Audio-Video Sync from Transcript¶

You have a voiceover recording and a separate screen recording. You want to assemble them into a Camtasia project where the video segments are speed-adjusted to match the narration timing. This guide walks through the labeled-markers workflow.

The approach¶

Record voiceover and screen recording separately
Add labeled markers to the screen recording at key sync points (e.g., “selecting a batch run”, “click into details”)
Generate word-level timestamps from the voiceover using WhisperX or Audiate (see Working with Transcripts)
Use plan_sync() to match markers to transcript words and calculate per-segment speed adjustments

The key insight: markers on the video timeline describe what’s happening on screen, and the transcript describes when the narrator says those words. By matching them, you get the speed scalar needed for each video segment.

Full pipeline¶

from camtasia.audiate import Transcript
from camtasia.operations import plan_sync
from camtasia.timing import seconds_to_ticks

# Get transcript from WhisperX (see Transcripts guide)
transcript = Transcript.from_whisperx_result(whisperx_output)

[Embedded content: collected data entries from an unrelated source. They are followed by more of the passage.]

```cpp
int sadvio_ba_set_windows(sadvio_ba_handle* h, int32_t n_windows, const sadvio_flat_window* wins) {
    if (!h) return SADVIO_E_INVALID_ARG;
    if (n_windows <= 0 || !wins) { h->err = "set_windows: no windows"; return SADVIO_E_INVALID_ARG; }
    h->uploaded = false; h->solved = false;
    for (int w = 0; w < n_windows; w++) {
        const sadvio_flat_window& F = wins[w];
        if (F.n_kf <= 0 || F.n_cam < 0 || F.n_lmk < 0 || F.n_obs < 0 || !F.kf_T_f_w || (F.n_cam > 0 && (!F.cam_K || !F.cam_T_s_f)) ||
            (F.n_obs > 0 && F.n_cam == 0) ||
            (F.n_lmk > 0 && (!F.lmk_p || !F.lmk_obs_ptr)) || (F.n_obs > 0 && (!F.obs_kf || !F.obs_cam || !F.obs_meas))) {
            h->err = "set_windows: missing array in window " + std::to_string(w);
            return SADVIO_E_INVALID_ARG;
        }
        if (F.n_lmk > 0 && (F.lmk_obs_ptr[0] != 0 || F.lmk_obs_ptr[F.n_lmk] != F.n_obs)) {
            h->err = "set_windows: lmk_obs_ptr is not a CSR over n_obs";
            return SADVIO_E_INVALID_ARG;
        }
        for (int l = 0; l < F.n_lmk; l++)
            if (F.lmk_obs_ptr[l + 1] < F.lmk_obs_ptr[l]) { h->err = "set_windows: CSR not monotone"; return SADVIO_E_INVALID_ARG; }
// ... 1517 lines not shown
        h->max_gemm_free = 0;
        Rp = 0; strip_doubles = STAGE_VALS * 64;
        lds_build = tile_tables_bytes(mtk) + sizeof(double) * ((size_t)BUILD_WAVES * strip_doubles + nt * (nt + 1) / 2 + 3 * nt +
                                                               0) + 16;
    }
    if (h->env.debug) fprintf(stderr, "[sadvio dbg] lds_build %zu B, Rp %d, strip_doubles %d, max_tile_kf %d, max_tile_free %d, tiles %d\n", lds_build, Rp, strip_doubles, mtk, h->max_tile_free, n_tiles);
    const size_t lds_back = tile_tables_bytes(mtk) + sizeof(double) * ((size_t)mtk * 18) + 16;
    const size_t npq = (size_t)h->max_np;
    const size_t lds_solve = sizeof(double) * ((size_t)c16_size((int)npq) + 4 * npq + 1 + C16_WORK + 16 * (size_t)c16_blocks((int)npq + 1) + SOLVE_KFC * SOLVE_KFC_STRIDE) + 64;
    bool any_pseudo = false;
    for (const auto& v : h->sp_elim) for (char e : v) any_pseudo |= e != 0;
    bool any_kept_lmk = false;
    for (int w = 0; w < n_win; w++) any_kept_lmk |= h->wins[w].d.n_red > 0;
    const bool rare = o.huber_a > 0.0 || h->n_kept > 0 || any_kept_lmk || any_pseudo || h->gemm_run4;
    const bool pix = h->factor_type == SADVIO_FACTOR_PIXEL;
    const bool have_pf = !h->imus.empty() || h->n_sp_list > 0;
    bool with_imu = have_pf && n_tiles <= 3 * 256;
    if (h->env.pf_wg >= 0) with_imu = have_pf && h->env.pf_wg != 0;
    auto kb = with_imu ? (pix ? (rare ? k_build<0, true, true> : k_build<0, false, true>) : (rare ? k_build<1, true, true> : k_build<1, false, true>))
                       : (pix ? (rare ? k_build<0, true, false> : k_build<0, false, false>) : (rare ? k_build<1, true, false> : k_build<1, false, false>));
    auto kk = with_imu ? (pix ? (rare ? k_backsub<0, true, true> : k_backsub<0, false, true>) : (rare ? k_backsub<1, true, true> : k_backsub<1, false, true>))
                       : (pix ? (rare ? k_backsub<0, true, false> : k_backsub<0, false, false>) : (rare ? k_backsub<1, true, false> : k_backsub<1, false, false>));
    auto kbk = h->factor_type == SADVIO_FACTOR_PIXEL ? k_build_kept<0> : k_build_kept<1>;
    bool use_lm = h->lm_ok && !rare && !h->coll_fn && h->world == 1 && h->lm_landmarks >= 65536;
    if (h->env.lm >= 0) use_lm = h->lm_ok && !rare && !h->coll_fn && h->world == 1 && h->env.lm != 0;
    auto kbo = pix ? k_build_obs<0> : k_build_obs<1>;
    auto kps = pix ? k_lm_pass<0, false> : k_lm_pass<1, false>;
    auto kps0 = pix ? k_lm_pass<0, true> : k_lm_pass<1, true>;
    const size_t lds_views = pix ? sizeof(double) * (size_t)mtk * h->lm_max_cam * LM_VT : 0;
    const size_t lds_bobs = tile_tables_bytes(mtk) + sizeof(double) * ((size_t)BUILD_WAVES * Rp * LM_KS + nt * (nt + 1) / 2 + nt + 1 + LM_DT) + lds_views + 16;
    const size_t lds_pass0 = tile_tables_bytes(mtk) + sizeof(double) * LM_DT_COST + (size_t)h->lm_sub_obs * ((pix ? 2 : 3) * sizeof(double) + sizeof(int)) + lds_views + 16;
    const size_t lds_pass = lds_pass0 + sizeof(double) * (size_t)mtk * (POSE_TAB + 6) + lds_views;
    if (!use_lm) P.lm_sacc = nullptr;
    if (use_lm) {
        P.decide_kernel = 1;
        HIP_TRY(hipFuncSetAttribute((const void*)kbo, hipFuncAttributeMaxDynamicSharedMemorySize, (int)lds_bobs));
        HIP_TRY(hipFuncSetAttribute((const void*)kps, hipFuncAttributeMaxDynamicSharedMemorySize, (int)lds_pass));
        HIP_TRY(hipFuncSetAttribute((const void*)kps0, hipFuncAttributeMaxDynamicSharedMemorySize, (int)lds_pass0));
    }
    HIP_TRY(hipFuncSetAttribute((const void*)kb, hipFuncAttributeMaxDynamicSharedMemorySize, (int)lds_build));
    HIP_TRY(hipFuncSetAttribute((const void*)kk, hipFuncAttributeMaxDynamicSharedMemorySize, (int)lds_back));
    bool extras = false;
    for (int w = 0; w < n_win; w++) {
        const WinDev& d = h->wins[w].d;
        if (d.imu_end > d.imu_begin || d.sp_end > d.sp_begin || d.dp_n_full > 0 || d.dpf == 15 || d.lobs_end > d.lobs_begin || d.line_end > d.line_begin) extras = true;
    }
    auto ks0 = extras ? k_solve<0, true> : k_solve<0, false>;
    auto ks1 = extras ? k_solve<1, true> : k_solve<1, false>;
    auto ks2 = extras ? k_solve<2, true> : k_solve<2, false>;
    HIP_TRY(hipFuncSetAttribute((const void*)ks0, hipFuncAttributeMaxDynamicSharedMemorySize, (int)lds_solve));
    const int reset_blocks = (int)std::min<long long>(1024, std::max<long long>(1, (P.n_xl + P.n_xp + 255) / 256));
    std::vector<BigPlan> big(n_win);
    for (int w = 0; w < n_win; w++) {
        const WinDev& d = h->wins[w].d;
        if (!d.ld) continue;
        int hb = h->wins[w].hb_lmk;
        for (const ImuDev& f : h->imus_per_win[w]) {
            const int fi = h->h_kf_fidx[f.kf_i], fj = h->h_kf_fidx[f.kf_j];
            if (fi >= 0 && fj >= 0) hb = std::max(hb, std::abs(fi - fj));
        }
        if (w < (int)h->sparse_per_win.size())
            for (const sadvio_sparse_prior& sp : h->sparse_per_win[w])
                if (sp.type == SADVIO_SPARSE_RELATIVE_POSE) {
                    const int fi = h->h_kf_fidx[d.kf_base + sp.kf], fj = h->h_kf_fidx[d.kf_base + sp.kf_b];
                    if (fi >= 0 && fj >= 0) hb = std::max(hb, std::abs(fi - fj));
                }
// ... 103 lines not shown
            if (fork) {
                (void)hipEventRecord(h->ev_solved, h->stream);
                (void)hipStreamWaitEvent(h->side, h->ev_solved, 0);
                if (n_lo) hipLaunchKernelGGL(k_line_eval<false>, dim3(n_lo), dim3(64), 0, h->side, P, s, 0);
                (void)hipEventRecord(h->ev_cost, h->side);
            } else {
                if (n_lo) { ScopedTimer t(h, "k_line_cost"); hipLaunchKernelGGL(k_line_eval<false>, dim3(n_lo), dim3(64), 0, h->stream, P, s, 0); }
            }
            if (dp_max_nf > 0) { ScopedTimer t(h, "k_prior_m"); hipLaunchKernelGGL(k_prior_m, dim3((dp_max_nf + 3) / 4, n_win), dim3(256), 0, h->stream, P, s); }
            if (n_pf && (use_lm || !with_imu)) { ScopedTimer t(h, "k_pf_cost"); hipLaunchKernelGGL(k_pf_eval<true>, dim3(n_pf), dim3(64), 0, h->stream, P, s); }
            if (use_lm) {
                ScopedTimer t(h, "k_lm_pass"); hipLaunchKernelGGL(kps, dim3(h->lm_n_sub), dim3(LM_PASS_THREADS), lds_pass, h->stream, P, s, mtk, h->lm_sub_obs);
            }
            else
            { ScopedTimer t(h, "k_backsub"); hipLaunchKernelGGL(kk, dim3(n_tiles + (with_imu ? n_pf : 0)), dim3(BUILD_THREADS), lds_back, h->stream, P, s, mtk); }
            if (fork) (void)hipStreamWaitEvent(h->stream, h->ev_cost, 0);
            if (h->coll_fn) {
                { ScopedTimer t(h, "k_rank_partials"); hipLaunchKernelGGL(k_rank_partials, dim3(n_win), dim3(64), 0, h->stream, P, s, 1); }
                ScopedTimer t(h, "allreduce_step_partials");
                if (h->coll_fn(h->coll_ctx, h->d_rank_s.p, (int64_t)n_win * h->world * 4, (void*)h->stream) != 0) coll_failed = true;
            }
            if (P.decide_kernel) { ScopedTimer t(h, "k_decide"); hipLaunchKernelGGL(k_decide, dim3(n_win), dim3(max_win_tiles > 4 * BUILD_THREADS ? 1024 : 64), 0, h->stream, P, s, 0); }
        }
        { ScopedTimer t(h, "k_final"); hipLaunchKernelGGL(k_decide, dim3(n_win), dim3(64), 0, h->stream, P, slots - 1, 1); }
    };
    if (h->cfg.use_graph && !h->cfg.profile_kernels && !h->coll_fn) {
        std::vector<int> lay;
        for (int w = 0; w < n_win; w++) { lay.push_back(h->wins[w].d.Np); lay.push_back(h->wins[w].d.ld); lay.push_back(big[w].bw); }
        lay.push_back(h->n_kept); lay.push_back(h->lm_sub_obs); lay.push_back(h->lm_n_sub); lay.push_back(h->lm_max_cam); lay.push_back(h->n_lobs_tot); lay.push_back(h->n_line_tot); lay.push_back(h->n_big); lay.push_back(dp_max_nf); lay.push_back(dp_max_n);
        std::vector<unsigned char> key(sizeof(DevPtrs) + 8 * sizeof(int) + 3 * sizeof(size_t) + lay.size() * sizeof(int));
        unsigned char* kp = key.data();
        memcpy(kp + sizeof(DevPtrs) + 8 * sizeof(int) + 3 * sizeof(size_t), lay.data(), lay.size() * sizeof(int));
        memcpy(kp, &P, sizeof(DevPtrs)); kp += sizeof(DevPtrs);
        const int env_bits = (int)with_imu + 2 * (int)h->env.no_fork + 32 * (int)h->env.no_bcr + 128 * (int)h->env.no_lpt;
        const int ints[8] = {slots, n_tiles, n_win, mtk, strip_doubles, Rp, h->n_kf_tot, h->factor_type + 2 * (int)extras + 4 * (int)rare + 8 * (int)use_lm + 16 * env_bits};
        memcpy(kp, ints, sizeof(ints)); kp += sizeof(ints);
        const size_t szs[3] = {lds_build, lds_back, lds_solve};
        memcpy(kp, szs, sizeof(szs));
        if (!h->graph_exec || key != h->graph_key) {
            if (h->graph_exec) { (void)hipGraphExecDestroy(h->graph_exec); h->graph_exec = nullptr; }
            hipGraph_t g = nullptr;
            HIP_TRY(hipStreamBeginCapture(h->stream, hipStreamCaptureModeThreadLocal));
            enqueue();
            HIP_TRY(hipStreamEndCapture(h->stream, &g));
            HIP_TRY(hipGraphInstantiate(&h->graph_exec, g, nullptr, nullptr, 0));
            (void)hipGraphDestroy(g);
            h->graph_key = key;
        }
        HIP_TRY(hipGraphLaunch(h->graph_exec, h->stream));
    } else {
        enqueue();
    }
    HIP_TRY(hipGetLastError());
    if (coll_failed) { h->err = "solve: the all-reduce of the reduced system failed"; return SADVIO_E_RCCL; }
    HIP_TRY(hipStreamSynchronize(h->stream));
    if (h->cfg.profile_kernels) collect_timers(h);
    if ((h->env.debug & 4096)) {
        long long ts[128];
        if (hipMemcpy(ts, h->d_dbg.p, sizeof(ts), hipMemcpyDeviceToHost) == hipSuccess) {
            fprintf(stderr, "[sadvio dbg] phase dt (us):");
            for (int i = 1; i < 16; i++) fprintf(stderr, " %d:%.2f", i, (ts[i] - ts[0]) * 0.01);
            fprintf(stderr, "  shader clock %.3f GHz\n[sadvio dbg] k_build:", (double)(ts[21] - ts[20]) / ((ts[15] - ts[0]) * 10.0));
            for (int i = 33; i < 43; i++) fprintf(stderr, " %d:%.2f", i, (ts[i] - ts[32]) * 0.01);
            fprintf(stderr, "\n[sadvio dbg] first IMU pair of k_build, us since its start (residual + Jacobian on lane 0 | decision | W J | entries + adds): %.2f %.2f %.2f %.2f, start %.2f us after tile 0",
                    (ts[57] - ts[56]) * 0.01, (ts[58] - ts[56]) * 0.01, (ts[59] - ts[56]) * 0.01, (ts[60] - ts[56]) * 0.01, (ts[56] - ts[32]) * 0.01);
            fprintf(stderr, "\n[sadvio dbg] k_wchol_step (panel 1), us since the workgroup's start: look-ahead (operands in LDS | substituted | block updated | factored) %.2f %.2f %.2f %.2f",
                    (ts[107] - ts[106]) * 0.01, (ts[108] - ts[106]) * 0.01, (ts[109] - ts[106]) * 0.01, (ts[110] - ts[106]) * 0.01);
// ... 394 lines not shown
```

# Define markers: (label, video_time_in_ticks)
# These come from the markers you placed on the screen recording
markers = [
    ("selecting a batch run", seconds_to_ticks(5.0)),
    ("click into details", seconds_to_ticks(30.0)),
    ("review the results", seconds_to_ticks(55.0)),
]

# Plan the sync — returns one SyncSegment per gap between markers
segments = plan_sync(markers, transcript.words)
for seg in segments:
    print(f"Video {seg.video_start_ticks}-{seg.video_end_ticks}: "
          f"scalar={float(seg.scalar):.3f}")

How marker matching works¶

match_marker_to_transcript() does case-insensitive substring matching against the full transcript text. Given a marker label like “selecting a batch run”, it:

Joins all transcript words into a single string
Searches for the label as a substring
Returns the start timestamp of the matching word

If the full label isn’t found, it falls back to matching just the first word. This handles cases where the narrator’s phrasing differs slightly from the marker label.

from camtasia.operations import match_marker_to_transcript

# words is a list of dicts: [{"word": "...", "start": 0.0, "end": 0.5}, ...]
audio_time = match_marker_to_transcript("selecting a batch run", words)
if audio_time is not None:
    print(f"Narrator says this at {audio_time:.2f}s")

What SyncSegment contains¶

Each SyncSegment represents the gap between two consecutive markers:

Field	Description
`video_start_ticks`	Segment start on the video timeline (ticks)
`video_end_ticks`	Segment end on the video timeline (ticks)
`audio_start_seconds`	Corresponding audio start (seconds)
`audio_end_seconds`	Corresponding audio end (seconds)
`scalar`	Camtasia scalar as a `Fraction`

The scalar is video_duration_ticks / audio_duration_ticks. Use it to set the speed of the corresponding video clip in the Camtasia project:

scalar > 1 → video segment is longer than audio → video plays slower
scalar < 1 → video segment is shorter than audio → video plays faster
scalar = 1 → already in sync

Tips¶

Place markers at natural transition points in the screen recording — moments where you switch context or perform a distinct action
Use descriptive marker labels that match what the narrator says. The fuzzy matching is simple substring search, so closer labels work better
You need at least 2 markers to get any segments (segments span the gaps between consecutive markers)
The transcript.words property returns Word objects, but plan_sync() expects the raw dict format from WhisperX ({"word": ..., "start": ..., "end": ...}). Use transcript.words with the Word dataclass attributes if you need to convert

Note

This is the V3 sync workflow. It replaces earlier approaches that tried to match audio and video automatically. The labeled-markers approach gives you explicit control over sync points.